Amy A. F. Lutz: The Rise and Fall of the Dexamethasone Suppression Test: Stability, Consensus, Closure.

 

Amy Lutz’ reply to David Healy’s comment

 

 

        Thanks to David Healy for taking the time to comment on my paper, “The Rise and Fall of the Dexamethasone Suppression Test.”

        As Dr. Healy observes (in a manner I can’t quite tell is dismissive or not), one of my main sources for this paper were the oral histories I conducted with prominent players in the DST debate. Without doubt, oral histories are partial and biased historical documents when compared to, for example, census data or sales records. But historians of medicine such as myself still find them a generative source in unpacking the complexities of a particular phenomenon or period – particularly when combined with other types of evidence, such as the four pages of citations, mostly from the psychiatric literature, that I also drew from for this project.

        To address Dr. Healy’s specific concern about what questions were asked, I can say that my interviews with Drs. Amsterdam, Feinberg, and Baldessarini were lengthy and open-ended. I began by asking them about their experience with the DST, and follow-up questions were based on their answers. The length of my article necessitated including only brief excerpts from these interviews, but if Dr.
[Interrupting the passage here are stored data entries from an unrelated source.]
struct Part {
    const Limits &lim;
    int64_t cnt = 0, nv = 0, k = 0;
    std::vector<int32_t> nb;
    std::vector<int32_t> lv;
    std::vector<double> x;
    std::vector<int32_t> part;
    std::vector<int64_t> owned, slots, verts;
    std::vector<int32_t> inc;
    std::vector<int32_t> mark, queue;
    int32_t stamp = 0;

    explicit Part(const Limits &l) : lim(l) {}

    int64_t cost(int64_t p) const { return kPartSlotWeight * slots[size_t(p)] + verts[size_t(p)]; }
    bool fits(int64_t p) const { return lim.fits(slots[size_t(p)], verts[size_t(p)]); }

    void seed(int32_t *idx, int64_t n, int64_t kk, int32_t &next)
    {
        if (kk <= 1) {
            for (int64_t i = 0; i < n; ++i) part[size_t(idx[i])] = next;
            ++next;
            return;
        }
        double lo[3], hi[3];
        for (int d = 0; d < 3; ++d) {
            lo[d] = std::numeric_limits<double>::max();
            hi[d] = -std::numeric_limits<double>::max();
        }
        for (int64_t i = 0; i < n; ++i)
// ... 147 lines not shown
                        pc[np] = pr;
                        nn[np++] = 0;
                    }
                    ++nn[j];
                }
                if (np == 0) continue;
                int j = 0;
                for (int i = 1; i < np; ++i)
                    if (nn[i] > nn[j] || (nn[i] == nn[j] && pc[i] < pc[j])) j = i;
                part[size_t(e)] = pc[j];
                --left;
            }
        }
    }

    void add_slot(int32_t p, int32_t e)
    {
        ++slots[size_t(p)];
        for (int a = 0; a < 4; ++a) {
            int32_t &c = inc[size_t(p) * size_t(nv) + size_t(lv[4 * size_t(e) + a])];
            if (c % kMaxRank == 0) ++verts[size_t(p)];
            ++c;
        }
    }
    void remove_slot(int32_t p, int32_t e)
    {
        --slots[size_t(p)];
        for (int a = 0; a < 4; ++a) {
            int32_t &c = inc[size_t(p) * size_t(nv) + size_t(lv[4 * size_t(e) + a])];
            --c;
            if (c % kMaxRank == 0) --verts[size_t(p)];
        }
    }
    void build_state()
    {
        owned.assign(size_t(k), 0);
        slots.assign(size_t(k), 0);
        verts.assign(size_t(k), 0);
        inc.assign(size_t(k) * size_t(nv), 0);
        for (int64_t q = 0; q < cnt; ++q) {
            const int32_t pq = part[size_t(q)];
            ++owned[size_t(pq)];
            add_slot(pq, int32_t(q));
            int32_t seen[4];
            int ns = 0;
            for (int f = 0; f < 4; ++f) {
                const int32_t r = nb[4 * size_t(q) + f];
                if (r < 0) continue;
                const int32_t pr = part[size_t(r)];
                if (pr == pq || std::find(seen, seen + ns, pr) != seen + ns) continue;
                seen[ns++] = pr;
                add_slot(pr, int32_t(q));
            }
        }
// ... 28 lines not shown
            if (q < 0 || part[size_t(q)] == A || !first_of(e, f)) continue;
            if (in_cell(q, A) == 1) out[n++] = q;
        }
        return n;
    }
    int entering(int32_t e, int32_t B, int32_t *out) const
    {
        int n = 0;
        for (int f = 0; f < 4; ++f) {
            const int32_t q = nb[4 * size_t(e) + f];
            if (q < 0 || part[size_t(q)] == B || !first_of(e, f)) continue;
            if (in_cell(q, B) == 0) out[n++] = q;
        }
        return n;
    }
    int64_t vert_delta(int32_t p, const int32_t *t, int n, int sign) const
    {
        int32_t vs[20], ds[20];
        int m = 0;
        for (int i = 0; i < n; ++i)
            for (int a = 0; a < 4; ++a) {
                const int32_t v = lv[4 * size_t(t[i]) + a];
                int j = int(std::find(vs, vs + m, v) - vs);
                if (j == m) {
                    vs[m] = v;
                    ds[m++] = 0;
                }
                ds[j] += sign;
            }
        int64_t d = 0;
        for (int j = 0; j < m; ++j) {
            const int32_t c = inc[size_t(p) * size_t(nv) + size_t(vs[j])];
            d += copies(c + ds[j]) - copies(c);
        }
        return d;
    }
    struct Move {
        int32_t e = -1, B = -1;
        int64_t dcost = 0, key = 0;
        int nl = 0, ne = 0;
        int32_t gone[5], en[4];
        int64_t dsA = 0, dvA = 0, dsB = 0, dvB = 0;
    };
    bool evaluate(int32_t e, int32_t B, Move &mv) const
    {
        const int32_t A = part[size_t(e)];
        mv.e = e;
        mv.B = B;
        mv.nl = leaving(e, A, mv.gone);
        mv.ne = entering(e, B, mv.en);
        mv.dsA = -mv.nl;
        mv.dsB = mv.ne;
        mv.dvB = vert_delta(B, mv.en, mv.ne, +1);
        if (!lim.fits(slots[size_t(B)] + mv.dsB, verts[size_t(B)] + mv.dvB)) return false;
        mv.dvA = vert_delta(A, mv.gone, mv.nl, -1);
        mv.dcost = kPartSlotWeight * (mv.dsA + mv.dsB) + mv.dvA + mv.dvB;
        return true;
    }
    void apply(const Move &mv)
    {
        const int32_t A = part[size_t(mv.e)];
        for (int i = 0; i < mv.nl; ++i) remove_slot(A, mv.gone[i]);
        for (int i = 0; i < mv.ne; ++i) add_slot(mv.B, mv.en[i]);
        part[size_t(mv.e)] = mv.B;
        --owned[size_t(A)];
        ++owned[size_t(mv.B)];
    }
    bool stays_connected(int32_t e)
    {
        const int32_t A = part[size_t(e)];
        int32_t want[4];
// ... 40 lines not shown
        for (int64_t A = 0; A < k; ++A) {
            if (fits(A)) continue;
            members.clear();
            for (int64_t e = 0; e < cnt; ++e)
                if (part[size_t(e)] == A) members.push_back(int32_t(e));
            while (!fits(A)) {
                if (owned[size_t(A)] <= 1) return false;
                Move best, mv;
                bool have = false;
                for (int32_t e : members) {
                    if (part[size_t(e)] != A) continue;
                    int32_t oc[4];
                    const int no = other_cells(e, oc);
                    for (int j = 0; j < no; ++j) {
                        if (!evaluate(e, oc[j], mv)) continue;
                        mv.key = mv.dcost + kPartSlotWeight * mv.dsA + mv.dvA;
                        if (have && mv.key >= best.key) continue;
                        if (!stays_connected(e)) break;
                        best = mv;
                        have = true;
                    }
                }
                if (!have) return false;
                apply(best);
            }
        }
        return true;
    }

    void improve()
    {
        for (int sweep = 0; sweep < kImproveSweeps; ++sweep) {
            int64_t moved = 0;
            for (int64_t e = 0; e < cnt; ++e) {
                const int32_t A = part[size_t(e)];
                if (owned[size_t(A)] <= 1) continue;
                int32_t oc[4];
                const int no = other_cells(int32_t(e), oc);
                Move best, mv;
                bool have = false;
                for (int j = 0; j < no; ++j) {
                    if (!evaluate(int32_t(e), oc[j], mv) || mv.dcost >= 0) continue;
                    if (have && mv.dcost >= best.dcost) continue;
                    best = mv;
                    have = true;
                }
                if (have && stays_connected(int32_t(e))) {
                    apply(best);
                    ++moved;
                }
            }
            if (moved == 0) break;
        }
    }
};

}
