__global__ __launch_bounds__(1024) void r3d_knn_mean_kernel(const float* __restrict__ x, long ldx, int N, int C,
                                                            const int* __restrict__ n_dev, int n_dev_stride, int Cp,
                                                            float* __restrict__ mean ) {
  __shared__ float part[16][64];
  const int b = blockIdx.y, c = blockIdx.x * 64 + (threadIdx.x & 63), ph = threadIdx.x >> 6;
  const int n = n_dev ? min(n_dev[(long)b * n_dev_stride], N) : N;
  float s = 0.f;
  if (c < C) {
    const float* p = x + (long)b * N * ldx + c;
    int r = ph;
    for (; r + 7 * 16 < n; r += 8 * 16) {
      float v[8];
#pragma unroll
      for (int u = 0; u < 8; ++u) v[u] = p[(long)(r + 16 * u) * ldx];
#pragma unroll
      for (int u = 0; u < 8; ++u) s += v[u];
    }
    for (; r < n; r += 16) s += p[(long)r * ldx];
  }
  part[ph][threadIdx.x & 63] = s;
  __syncthreads();
  if (ph == 0 && c < Cp) {
    float t = 0.f;
#pragma unroll
    for (int q = 0; q < 16; ++q) t += part[q][threadIdx.x];
    mean[(long)b * Cp + c] = c < C && n > 0 ? t / (float)n : 0.f;
  }
}
__global__ void r3d_knn_pack_bf_kernel(const float* __restrict__ x, long ldx, long rows, int N, int C, int Cp,
                                       const float* __restrict__ mean, unsigned short* __restrict__ out) {
  const long i = (long)blockIdx.x * blockDim.x + threadIdx.x;
  const int cpr = Cp / 8;
  if (i >= rows * cpr) return;
  const long m = i / cpr;
  const int c8 = (int)(i - m * cpr);
  const long set = m / N;
  const int pt = (int)(m - set * N);
  const int c0 = 8 * c8;
  const float* mu = mean + set * Cp + c0;
  float v[8];
#pragma unroll
  for (int u = 0; u < 8; ++u) v[u] = r3d_keep(x[m * ldx + min(c0 + u, C - 1)] - mu[u], c0 + u < C);
  const r3d_bx3 f = r3d_bx3_split8(v);
  unsigned short* o = out + set * N * 2 * Cp;
  *reinterpret_cast<r3d_u32x4*>(o + ((long)c8 * N + pt) * 8) = f.h;
  *reinterpret_cast<r3d_u32x4*>(o + ((long)(cpr + c8) * N + pt) * 8) = f.m;
}
__global__ __launch_bounds__(256) void r3d_knn_cnorm_kernel(const float* __restrict__ x, long ldx, long rows, int N, int C, int Cp,
                                                            const float* __restrict__ mean, float* __restrict__ cnorm) {
  const int lane = threadIdx.x & 63, sub = lane & 15;
  const long m = ((long)blockIdx.x * 4 + (threadIdx.x >> 6)) * 4 + (lane >> 4);
  const long mc = m < rows ? m : rows - 1;
  const float* mu = mean + (mc / N) * Cp;
  float s = 0.f;
  if ((ldx & 3) == 0 && (C & 3) == 0 && ((uintptr_t)x & 15) == 0) {
    for (int c = 4 * sub; c < C; c += 64) {
      const float4 v = *reinterpret_cast<const float4*>(x + mc * ldx + c), u = *reinterpret_cast<const float4*>(mu + c);
      const float d0 = v.x - u.x, d1 = v.y - u.y, d2 = v.z - u.z, d3 = v.w - u.w;
      s = __builtin_fmaf(d0, d0, s); s = __builtin_fmaf(d1, d1, s); s = __builtin_fmaf(d2, d2, s); s = __builtin_fmaf(d3, d3, s);
    }
  } else {
    for (int c = sub; c < C; c += 16) {
      const float d = x[mc * ldx + c] - mu[c];
      s = __builtin_fmaf(d, d, s);
    }
  }
  s += __int_as_float(__builtin_amdgcn_mov_dpp(__float_as_int(s), 0xB1, 0xF, 0xF, true));
  s += __int_as_float(__builtin_amdgcn_mov_dpp(__float_as_int(s), 0x4E, 0xF, 0xF, true));
  s += __int_as_float(__builtin_amdgcn_mov_dpp(__float_as_int(s), 0x141, 0xF, 0xF, true));
  s += __int_as_float(__builtin_amdgcn_mov_dpp(__float_as_int(s), 0x140, 0xF, 0xF, true));
  if (sub == 0 && m < rows) cnorm[m] = s;
}
static int g_knn_bf16_threshold = getenv("R3D_KNN_FP32_THRESHOLD") ? 0 : 1;
static int g_knn_bf16_filter = getenv("R3D_KNN_FP32_PASS_B") ? 0 : 1;
extern "C" int r3d_debug_set_knn_bf16_filter(int on) {
  const int old = g_knn_bf16_filter;
  g_knn_bf16_filter = on > 0 ? 1 : 0;
  return old;
}
extern "C" int r3d_debug_set_knn_bf16_threshold(int on) {
  const int old = g_knn_bf16_threshold;
  g_knn_bf16_threshold = on ? 1 : 0;
  return old;
}
#ifndef KM_WAVES
#define KM_WAVES 4
#define KM_CAP 128
#define KM_TOP 1
#endif
#ifndef KM_SAMPLE
#define KM_SAMPLE 2
#endif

Healy is interested, I am happy to share the transcripts with him.

        Dr. Healy notes that, “To personalize this as though the fault [for the failure of the DST to be taken up by the field of psychiatry] lay in some prickles in Barney Carroll’s character or approach seems misguided to me.” Of course the fault was not solely Carroll’s – my intention in using a decade’s worth of letters to the editor regarding DST research was to show a pervasive lack of consensus and coherence around this test. But I am guilty of personalizing this issue, in the sense that, as I stated at the beginning of my paper, I set out to examine this debate through an explicitly social lens. Why was the equally unstable Wasserman test ultimately adopted when the DST was not? I still don’t have a really satisfying answer. Dr. Healy provocatively suggests that pharmaceutical companies might have killed off a technology they perceived as a threat to their financial interest. While this is a fascinating proposition – and one I certainly wouldn’t put past them – I can say this never came up in my research, not in any published sources I found or in my conversations with my interlocutors.